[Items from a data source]
■ ■ ■ ■ ■

def lib():
    global _lib
    if _lib is not None:
        return _lib
    if not os.path.exists(LIB_PATH):
        raise RuntimeError(f"{LIB_PATH} is missing: build it with `make -C dkg_amd` or __graft_entry__.build()")
    if "torch" not in sys.modules and not os.environ.get("DKG_NO_TORCH_PREIMPORT"):
        try:
            import torch
        except Exception:
            pass
    L = ctypes.CDLL(LIB_PATH)
    sz, p, u8p = ctypes.c_size_t, ctypes.c_void_p, ctypes.c_char_p
    L.dkg_ctx_create.argtypes = [ctypes.c_int, ctypes.POINTER(p)]
    L.dkg_ctx_destroy.argtypes = [p]
    L.dkg_ctx_destroy.restype = None
    L.dkg_ctx_last_error.argtypes = [p]
    L.dkg_ctx_last_error.restype = ctypes.c_char_p
    L.dkg_device_count.argtypes = []
    L.dkg_ctx_set_streams.argtypes = [p, ctypes.c_int]
    L.dkg_ctx_set_overlap.argtypes = [p, ctypes.c_int]
    L.dkg_ctx_set_verify_mode.argtypes = [p, ctypes.c_int]
    L.dkg_ctx_fallback_rows.argtypes = [p]
    L.dkg_ctx_fallback_rows.restype = sz
    L.dkg_ctx_set_split.argtypes = [p, ctypes.c_int]
    L.dkg_ctx_set_stepping.argtypes = [p, ctypes.c_int]
    L.dkg_ctx_set_field_mode.argtypes = [p, ctypes.c_int]
    L.dkg_ctx_set_binomial.argtypes = [p, ctypes.c_int]
    L.dkg_ctx_set_check.argtypes = [p, ctypes.c_int]
    L.dkg_ctx_last_split.argtypes = [p]
    L.dkg_ctx_last_split_len.argtypes = [p]
    L.dkg_ctx_last_split_len.restype = sz
    L.dkg_split_model_ms.argtypes = [sz, sz, sz, ctypes.c_int]
    L.dkg_split_model_ms.restype = ctypes.c_double
    L.dkg_split_len.argtypes = [sz, sz, sz, ctypes.c_int]
    L.dkg_split_len.restype = sz
    L.dkg_ctx_set_combine.argtypes = [p, ctypes.c_int]
    L.dkg_ctx_last_combine.argtypes = [p]
    L.dkg_ctx_last_binomial.argtypes = [p]
    L.dkg_ctx_set_addends.argtypes = [p, ctypes.c_int]
    L.dkg_ctx_set_stepping_formula.argtypes = [p, ctypes.c_int]
    L.dkg_ctx_stepping_redos.argtypes = [p]
    L.dkg_ctx_stepping_redos.restype = ctypes.c_longlong
    L.dkg_ctx_binomial_reruns.argtypes = [p]
    L.dkg_ctx_binomial_wave_redos.argtypes = [p]
    L.dkg_ctx_binomial_wave_redos.restype = ctypes.c_longlong
    L.dkg_ctx_clock_probe.argtypes = [p, ctypes.c_uint, ctypes.POINTER(ctypes.c_double), ctypes.POINTER(ctypes.c_double)]
    L.dkg_device_pci_bus_id.argtypes = [ctypes.c_int, ctypes.c_char_p, ctypes.c_int]
    L.dkg_split_multipliers.argtypes = [sz, sz, ctypes.c_int, p, p]
    if hasattr(L, "dkg_zero_tests"):
        L.dkg_zero_tests.argtypes = [p, sz, p, p]
    if hasattr(L, "dkg_fe_ops"):
        L.dkg_fe_ops.argtypes = [p, ctypes.c_int, ctypes.c_int, sz, p, p]
    if hasattr(L, "dkg_sc_ops"):
        L.dkg_sc_ops.argtypes = [p, ctypes.c_int, sz, p, p]
    L.dkg_jsf_digits.argtypes = [p, p, p, p, p]
    L.dkg_split_digits.argtypes = [sz, sz, ctypes.c_int, ctypes.c_int, p, p]
    L.dkg_ctx_phase_ms.argtypes = [p, ctypes.c_char_p]
    L.dkg_ctx_phase_ms.restype = ctypes.c_double
    L.dkg_env_check.argtypes = [sz, sz]
    L.dkg_env_init.argtypes = [p, sz, sz, u8p, sz, p]
    L.dkg_msm_batch.argtypes = [p, sz, sz, u8p, u8p, p]
    L.dkg_fixed_base_batch.argtypes = [p, p, sz, u8p, p]
    L.dkg_poly_eval_batch.argtypes = [p, sz, sz, u8p, sz, p, p]
    L.dkg_points_valid_batch.argtypes = [p, sz, u8p, p]
    L.dkg_share_gen.argtypes = [p, sz, sz, sz, u8p, u8p, p, p, p, p]
    L.dkg_verify_pairs.argtypes = [p, sz, sz, ctypes.c_int, sz, sz, u8p, u8p, p, p]
    L.dkg_verify_receiver.argtypes = [p, sz, sz, ctypes.c_int, sz, u8p, u8p, p, p]
    L.dkg_receiver_plan_for.argtypes = [sz, sz, ctypes.c_uint32, ctypes.c_int, ctypes.POINTER(ReceiverPlan)]
    L.dkg_receiver_plan_cost_us.argtypes = [sz, sz, ctypes.c_uint32, ctypes.POINTER(ReceiverPlan)]
    L.dkg_receiver_plan_cost_us.restype = ctypes.c_double
    L.dkg_receiver_plan_constants.argtypes = [ctypes.POINTER(ctypes.c_double)]
    L.dkg_receiver_plan_constants.restype = None
    L.dkg_ctx_set_receiver_chunk.argtypes = [p, ctypes.c_int]
    L.dkg_ctx_last_receiver_chunk.argtypes = [p]
    L.dkg_commitment_eval.argtypes = [p, sz, sz, sz, p, u8p, p, p]
    if hasattr(L, "dkg_pair_eval_shape"):
        L.dkg_pair_eval_shape.argtypes = [sz, ctypes.c_int] + [ctypes.POINTER(ctypes.c_uint32)] * 3
        L.dkg_commitment_eval_pairs.argtypes = [p, sz, sz, sz, p, p, u8p, p, p]
    L.dkg_verify_receivers.argtypes = [p, sz, sz, ctypes.c_int, sz, p, u8p, u8p, p, p, p]
    L.dkg_party_round2.argtypes = [p, sz, sz, sz, u8p, u8p, u8p, u8p, p, p, p, p, p, p, p]
    if hasattr(L, "dkg_seat_pack"):
        L.dkg_seat_pack.argtypes = [sz, sz, p] + [ctypes.POINTER(ctypes.c_uint32)] * 3 + [p, p, ctypes.POINTER(ctypes.c_uint32)]
        L.dkg_commitment_eval_seats.argtypes = [p, sz, sz, sz, sz, p, p, u8p, p, p]
        L.dkg_verify_seats.argtypes = [p, sz, sz, sz, ctypes.c_int, sz, p, p, u8p, u8p, p, p, p]
        L.dkg_party_round2_seats.argtypes = [p, sz, sz, sz, sz, p, p, u8p, u8p, u8p, u8p, p, p, p, p, p, p, p]
    if hasattr(L, "dkg_finalise_seats"):
        L.dkg_complaints_verify_ceremonies.argtypes = [p, sz, sz, sz, sz, p, p, p, u8p, u8p, u8p, u8p, u8p, p, p]
        L.dkg_complaints3_verify_ceremonies.argtypes = [p, sz, sz, sz, sz, p, p, p, u8p, u8p, u8p, u8p, u8p, u8p, p, p]
        L.dkg_party_round3_seats.argtypes = [p, sz, sz, sz, sz, p, p, u8p, u8p, p, p]
        L.dkg_finalise_seats.argtypes = [p, sz, sz, sz, sz, p, p, u8p, u8p, u8p, u8p, u8p, u8p, u8p, sz, p, p, p, u8p,
                                         p, p, p]
        L.dkg_seat_finalise_status.argtypes = [sz, sz, sz, u8p, u8p, u8p, p, ctypes.c_int, ctypes.c_int, p]
    if hasattr(L, "dkg_party_round1_seats"):
        L.dkg_party_round1_seats.argtypes = [p, sz, sz, sz, sz, p, p, u8p, u8p, u8p, u8p, p, p, p, p, p, p, p]
        L.dkg_ctx_set_seat_deal.argtypes = [p, ctypes.c_int]
        L.dkg_ctx_last_seat_deal.argtypes = [p]
        L.dkg_seat_enc_digits.argtypes = [p, p, ctypes.POINTER(ctypes.c_int)]
    if hasattr(L, "dkg_seat_eval_shape"):
        L.dkg_seat_eval_shape.argtypes = [sz, sz, sz, ctypes.c_uint32, ctypes.c_int] + [ctypes.POINTER(ctypes.c_uint32)] * 3 + [
            ctypes.POINTER(ctypes.c_uint64)]
        L.dkg_seat_eval_constants.argtypes = [ctypes.POINTER(ctypes.c_double)]
        L.dkg_seat_eval_constants.restype = None
        L.dkg_ctx_set_seat_eval.argtypes = [p, ctypes.c_int, ctypes.c_int]
        L.dkg_ctx_last_seat_eval.argtypes = [p, ctypes.POINTER(ctypes.c_int)]
    if hasattr(L, "dkg_public_shares"):
        L.dkg_commitment_sum.argtypes = [p, sz, sz, sz, u8p, u8p, p, p]
        L.dkg_public_shares.argtypes = [p, sz, sz, sz, u8p, u8p, u8p, u8p, sz, p, sz, p, p, p, u8p, p, p, p, p]
        L.dkg_public_share_status.argtypes = [sz, u8p, u8p, u8p, ctypes.c_uint32, sz, p, p, p]
        L.dkg_ctx_set_public_share_slab.argtypes = [p, sz]
    L.dkg_ceremony_run.argtypes = [p, sz, sz, u8p, u8p, ctypes.POINTER(CeremonyOut)]
    L.dkg_ceremony_verify.argtypes = [p, sz, sz, u8p, u8p, u8p, u8p, ctypes.POINTER(CeremonyOut)]
    L.dkg_ceremony_verify_fetched.argtypes = [p, sz, sz, u8p, u8p, u8p, u8p, u8p, u8p, ctypes.POINTER(CeremonyOut)]
    L.dkg_ceremony_run_device.argtypes = [p, sz, sz, p, p, ctypes.POINTER(CeremonyOut)]
    L.dkg_ceremony_shard_device.argtypes = [p, sz, sz, sz, sz, p, p, p, p, p, p, ctypes.POINTER(ctypes.c_double)]
    L.dkg_ceremony_shard_verify_device.argtypes = [p, sz, sz, sz, sz, p, p, p, p, p, p, p, p,
                                                    ctypes.POINTER(ctypes.c_double)]
    L.dkg_ceremony_shard_full_device.argtypes = [p, sz, sz, sz, sz, p, p, p, u8p, u8p, p, p, p, p, p, p,
                                                  ctypes.POINTER(ctypes.c_double)]
    L.dkg_ceremony_shard_verify_full_device.argtypes = [p, sz, sz, sz, sz, p, p, p, p, u8p, p, p, p, p,
                                                         ctypes.POINTER(ctypes.c_double)]
    L.dkg_ctx_set_key_comb.argtypes = [p, ctypes.c_int]
    L.dkg_ctx_last_key_comb.argtypes = [p]
    L.dkg_key_comb_choice.argtypes = [sz, sz, ctypes.c_int, ctypes.c_int]
    L.dkg_key_comb_constants.argtypes = [ctypes.POINTER(ctypes.c_double)]
    L.dkg_key_comb_constants.restype = None
    L.dkg_ceremony_batch_device.argtypes = [p, sz, sz, sz, p, p, ctypes.POINTER(BatchOut)]
    L.dkg_ceremony_batch_verify.argtypes = [p, sz, sz, sz, u8p, u8p, u8p, u8p, ctypes.POINTER(BatchOut)]
    L.dkg_dealer_coeffs_device.argtypes = [p, u8p, ctypes.c_uint32, sz, sz, sz, sz, p, p]
    L.dkg_member_keys.argtypes = [p, u8p, ctypes.c_uint32, sz, p, p]
    L.dkg_enc_randomness.argtypes = [u8p, ctypes.c_uint32, sz, sz, sz, sz, p]
    L.dkg_enc_randomness_device.argtypes = [p, u8p, ctypes.c_uint32, sz, sz, sz, sz, sz, p]
    L.dkg_encrypt_shares.argtypes = [p, sz, sz, u8p, u8p, u8p, u8p, p, p]
    L.dkg_decrypt_shares.argtypes = [p, sz, sz, u8p, u8p, u8p, p, p, p]
    L.dkg_ceremony_run_full_device.argtypes = [p, sz, sz, p, p, p, u8p, u8p, ctypes.POINTER(CeremonyOut)]
    L.dkg_ceremony_verify_full.argtypes = [p, sz, sz, u8p, u8p, u8p, u8p, u8p, ctypes.POINTER(CeremonyOut)]
    L.dkg_member_keys_batch.argtypes = [p, u8p, ctypes.c_uint32, sz, sz, p, p]
    L.dkg_encrypt_shares_batch.argtypes = [p, sz, sz, u8p, u8p, u8p, u8p, p, p]
    L.dkg_decrypt_shares_batch.argtypes = [p, sz, sz, u8p, u8p, u8p, p, p, p]
    L.dkg_ceremony_batch_full_device.argtypes = [p, sz, sz, sz, p, p, p, u8p, u8p, ctypes.POINTER(BatchOut)]
    L.dkg_ceremony_batch_verify_full.argtypes = [p, sz, sz, sz, u8p, u8p, u8p, u8p, u8p, ctypes.POINTER(BatchOut),
                                                 p, p]
    L.dkg_ctx_set_batch_full_chunk.argtypes = [p, sz]
    L.dkg_misbehaviour_prove.argtypes = [p, sz, u8p, u8p, u8p, p]
    L.dkg_complaint1_verify.argtypes = [p, sz, sz, p, u8p, u8p, u8p, u8p, p]
    L.dkg_complaint3_verify.argtypes = [p, sz, sz, p, u8p, u8p, u8p, u8p, p]
    L.dkg_complaints_prove.argtypes = [p, sz, u8p, u8p, u8p, p]
    L.dkg_complaints_verify.argtypes = [p, sz, sz, sz, p, p, u8p, u8p, u8p, u8p, u8p, p, p]
    L.dkg_ctx_set_complaint_eval.argtypes = [p, ctypes.c_int]
    L.dkg_ceremony_verify_full_complaints.argtypes = [p, sz, sz, u8p, u8p, u8p, u8p, u8p, u8p, sz, p, p, u8p,
                                                      ctypes.POINTER(CeremonyOut), p, p]
    L.dkg_complaints3_verify.argtypes = [p, sz, sz, sz, p, p, u8p, u8p, u8p, u8p, u8p, u8p, p, p]
    L.dkg_ceremony_verify_fetched_proven.argtypes = [p, sz, sz, u8p, u8p, u8p, u8p, u8p, u8p, sz, p, p, u8p, u8p,
                                                     ctypes.POINTER(CeremonyOut), p, p, p]
    L.dkg_ceremony_verify_full_proven.argtypes = [p, sz, sz, u8p, u8p, u8p, u8p, u8p, u8p, sz, p, p, u8p, u8p, sz, p, p,
                                                  u8p, u8p, ctypes.POINTER(CeremonyOut), p, p, p, p, p]
    L.dkg_ceremony_batch_verify_proven.argtypes = [p, sz, sz, sz, u8p, u8p, u8p, u8p, u8p, u8p, sz, p, p, p, u8p, u8p,
                                                   ctypes.POINTER(BatchOut), p, p, p]
    L.dkg_ceremony_batch_verify_full_proven.argtypes = [p, sz, sz, sz, u8p, u8p, u8p, u8p, u8p, u8p, sz, p, p, p, u8p,
                                                        u8p, sz, p, p, p, u8p, u8p, ctypes.POINTER(BatchOut), p, p, p, p,
                                                        p, p, p]
    L.dkg_ceremony_shard_verify_proven_device.argtypes = [p, sz, sz, sz, sz, p, p, p, p, u8p, u8p, sz, p, p, u8p, u8p,
                                                           p, p, p, p, sz, p, p, ctypes.POINTER(ctypes.c_double)]
    L.dkg_ceremony_shard_verify_full_proven_device.argtypes = [p, sz, sz, sz, sz, p, p, p, p, u8p, u8p, u8p, u8p, sz, p,
                                                                p, u8p, sz, p, p, u8p, u8p, p, p, p, p, sz, p, p, p, p,
                                                                ctypes.POINTER(ctypes.c_double)]
    L.dkg_ctx_last_complaint_eval.argtypes = [p]
    L.dkg_shard_combine_proven_device.argtypes = [p, sz, sz, sz, p, p, p, p, ctypes.c_int, p, p,
                                                  ctypes.POINTER(ShardOutcome), p, p, p]
    L.dkg_multi_ceremony_verify_proven.argtypes = [p, sz, sz, u8p, u8p, u8p, u8p, u8p, u8p, sz, p, p, u8p, u8p,
                                                   ctypes.POINTER(CeremonyOut), p, p, p]
    L.dkg_multi_ceremony_verify_full_proven.argtypes = [p, sz, sz, u8p, u8p, u8p, u8p, u8p, u8p, sz, p, p, u8p, u8p, sz,
                                                        p, p, u8p, u8p, ctypes.POINTER(CeremonyOut), p, p, p, p, p]
    L.dkg_dealer_coeffs.argtypes = [u8p, ctypes.c_uint32, sz, sz, sz, p, p]
    L.dkg_scalar_sum_device.argtypes = [p, sz, sz, p, p, p]
    L.dkg_point_sum_device.argtypes = [p, sz, p, p, p]
    L.dkg_share_gen_device.argtypes = [p, sz, sz, sz, p, p, p, p, p, p]
    L.dkg_ceremony_shard_recon_device.argtypes = [p, sz, sz, sz, sz, u8p, u8p, u8p, u8p, p, p,
                                                  ctypes.POINTER(ctypes.c_int32)]
    L.dkg_finalise_parties.argtypes = [p, sz, sz, u8p, u8p, u8p, u8p, u8p, u8p, u8p, p, p, p]
    L.dkg_shard_range.argtypes = [sz, sz, sz, ctypes.POINTER(sz), ctypes.POINTER(sz)]
    L.dkg_shard_range.restype = None
    L.dkg_shard_rows.argtypes = [sz, sz]
    L.dkg_shard_rows.restype = sz
    L.dkg_shard_combine_device.argtypes = [p, sz, sz, sz, p, p, p, p, ctypes.POINTER(ShardOutcome)]
    L.dkg_shard_combine_packed_device.argtypes = [p, sz, sz, sz, p, p, p, p, ctypes.POINTER(ShardOutcome)]
    L.dkg_fixed_base_windows.argtypes = []
    L.dkg_key_comb_windows.argtypes = []
    if hasattr(L, "dkg_comb_geometry"):
        L.dkg_ctx_set_comb_build.argtypes = [p, ctypes.c_int]
        L.dkg_ctx_last_comb_build.argtypes = [p]
        L.dkg_ctx_last_comb_build_ms.argtypes = [p]
        L.dkg_ctx_last_comb_build_ms.restype = ctypes.c_double
        L.dkg_comb_geometry.argtypes = [ctypes.c_int, ctypes.POINTER(ctypes.c_int), ctypes.POINTER(ctypes.c_int),
                                        ctypes.POINTER(ctypes.c_uint32), ctypes.POINTER(ctypes.c_uint32)]
        L.dkg_comb_entries.argtypes = [p, ctypes.c_int, u8p, ctypes.c_int, ctypes.c_uint32, ctypes.c_uint32, p]
    L.dkg_packed_row_words.argtypes = [sz]
    L.dkg_packed_row_words.restype = sz
    L.dkg_decisions_pack_device.argtypes = [p, sz, sz, sz, sz, p, p]
    L.dkg_shard_finalise_device.argtypes = [p, sz, sz, sz, p, p, u8p, ctypes.c_int, p, p, p]
    L.dkg_multi_create.argtypes = [ctypes.POINTER(ctypes.c_int), ctypes.c_int, ctypes.POINTER(p)]
    L.dkg_multi_destroy.argtypes = [p]
    L.dkg_multi_destroy.restype = None
    L.dkg_multi_size.argtypes = [p]
    L.dkg_multi_ctx.argtypes = [p, ctypes.c_int]
    L.dkg_multi_ctx.restype = p
    L.dkg_multi_last_error.argtypes = [p]
    L.dkg_multi_last_error.restype = ctypes.c_char_p
    L.dkg_multi_phase_ms.argtypes = [p, ctypes.c_char_p]
    L.dkg_multi_phase_ms.restype = ctypes.c_double
    L.dkg_multi_env_init.argtypes = [p, sz, sz, u8p, sz, p]
    L.dkg_multi_ceremony_run.argtypes = [p, sz, sz, u8p, u8p, ctypes.POINTER(CeremonyOut)]
    L.dkg_multi_ceremony_run_device.argtypes = [p, sz, sz, ctypes.POINTER(p), ctypes.POINTER(p),
                                                ctypes.POINTER(CeremonyOut)]
    L.dkg_multi_ceremony_verify.argtypes = [p, sz, sz, u8p, u8p, u8p, u8p, ctypes.POINTER(CeremonyOut)]
    L.dkg_multi_ceremony_run_full.argtypes = [p, sz, sz, u8p, u8p, u8p, u8p, u8p, ctypes.POINTER(CeremonyOut)]
    L.dkg_multi_ceremony_run_full_device.argtypes = [p, sz, sz, ctypes.POINTER(p), ctypes.POINTER(p), ctypes.POINTER(p),
                                                     u8p, u8p, ctypes.POINTER(CeremonyOut)]
    L.dkg_multi_ceremony_verify_full.argtypes = [p, sz, sz, u8p, u8p, u8p, u8p, u8p, ctypes.POINTER(CeremonyOut)]
    _lib = L
    return L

■ ■ ■ ■ ■

- _Problem to solve_: Could you return exactly the stretch of the data above that starts at the line with "L.dkg_packed_row_words.argtypes = [sz]" and ends at the line with "ctypes.c_int, p, p, p]", both lines included?

- _Output for this task_:
    L.dkg_packed_row_words.argtypes = [sz]
    L.dkg_packed_row_words.restype = sz
    L.dkg_decisions_pack_device.argtypes = [p, sz, sz, sz, sz, p, p]
    L.dkg_shard_finalise_device.argtypes = [p, sz, sz, sz, p, p, u8p, ctypes.c_int, p, p, p]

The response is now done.